报告3题目：Coexistence of competing species for intermediate dispersal rates in a reaction-diffusion chemostat model

摘要：In this talk, I will revisit a diffusive chemostat model with two competing species and one nutrient. We show that for large diffusion rate, both species will be washed out, while for small diffusion rate, competition exclusion will occur. This implies that a stable coexistence can only occurs at intermediate diffusion rate. We present an explicit way of determining parameter range which supports a stable coexistence steady state.

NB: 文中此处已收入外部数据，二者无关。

# Ichoran/dbce-video-cpp

Measured on AMD Instinct MI355X. Metric: frames/s + raw-pixel GB/s, 4096x3072 U8 encode+decode round-trip, higher is better.
Workload: dtype u8

## Files before the change

### dbde-video-cpp_amd/csrc/dbde_kernels.hip

```cpp
#include "dbde_kernels.h"

#include "dbde_bits.h"
#include "dbde_device.h"


namespace dbde {
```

报告4题目：A DDE model modelling the fear effect in predator-prey interactions with adaptive avoidance of predators

摘要：Recent field experiment of vertebrates showed that mere presence of a predator would cause a dramatic change of a prey's demography. Fear of predators increases prey's survival probability but leads to a cost in prey's reproduction. Based on the experimental findings, we propose an age structured predator-prey model with the cost of fear and adaptive avoidance of predators. Mathematical analyses show that maturation delay between juvenile prey and adult prey can induce stability change of an equilibrium. Particularly,the positive equilibrium may lose its stability with a relatively large value of delay and regain stability if the delay is  further larger. Numerical simulations show that either strong adaptation of adult prey or large cost of fear have destabilizing effect while large population of predators has a stabilizing effect on the predator-prey interactions under consideration. Numerical simulations also indicate that adult prey needs stronger anti-predator respponse if population of predators is larger and needs weaker anti-predator response if the cost of fear is larger.

报告人简介：邹幸福于1983和1989年在中山大学数学系和湖南大学数学系分别获学士和硕士学位。1993-1997年就读于加拿大约克大学并获博士学位，继而在加拿大维多利亚大学和美国乔治亚理工学院动力系统与非线性研究中心做博士后。1999.1-2004.1在加拿大纽芬兰纪念大学先后任助理教授和副教授（终身教职），2004年开始在加拿大西安大略大学应用数学系任正教授（终身教职），2012年入选湖南省“百人计划”专家并在中南大学担任特聘教授。邹幸福教授是北美地区在微分方程与动力系统及应用的研究领域中的最活跃的学者之一。近年来主要从事偏泛函微分方程、应用动力系统、生物生态模型和神经网络模型的动力性态特性研究，取得了一系列有影响的成果，在J. Diff. Eqns.、SIAM J. Appl. Math.、SIAM J. Math. Anal.等著名杂志发表有影响的研究论文100余篇，担任Applicable Analysis、Journal of Computational and Applied Mathematics、Communications on Pure and Applied Analysis等SCI收录杂志的编委，曾获加拿大国家自然科学和工程基金博士后奖，Petro-Canada青年研究创新奖，安大略省长杰出研究奖。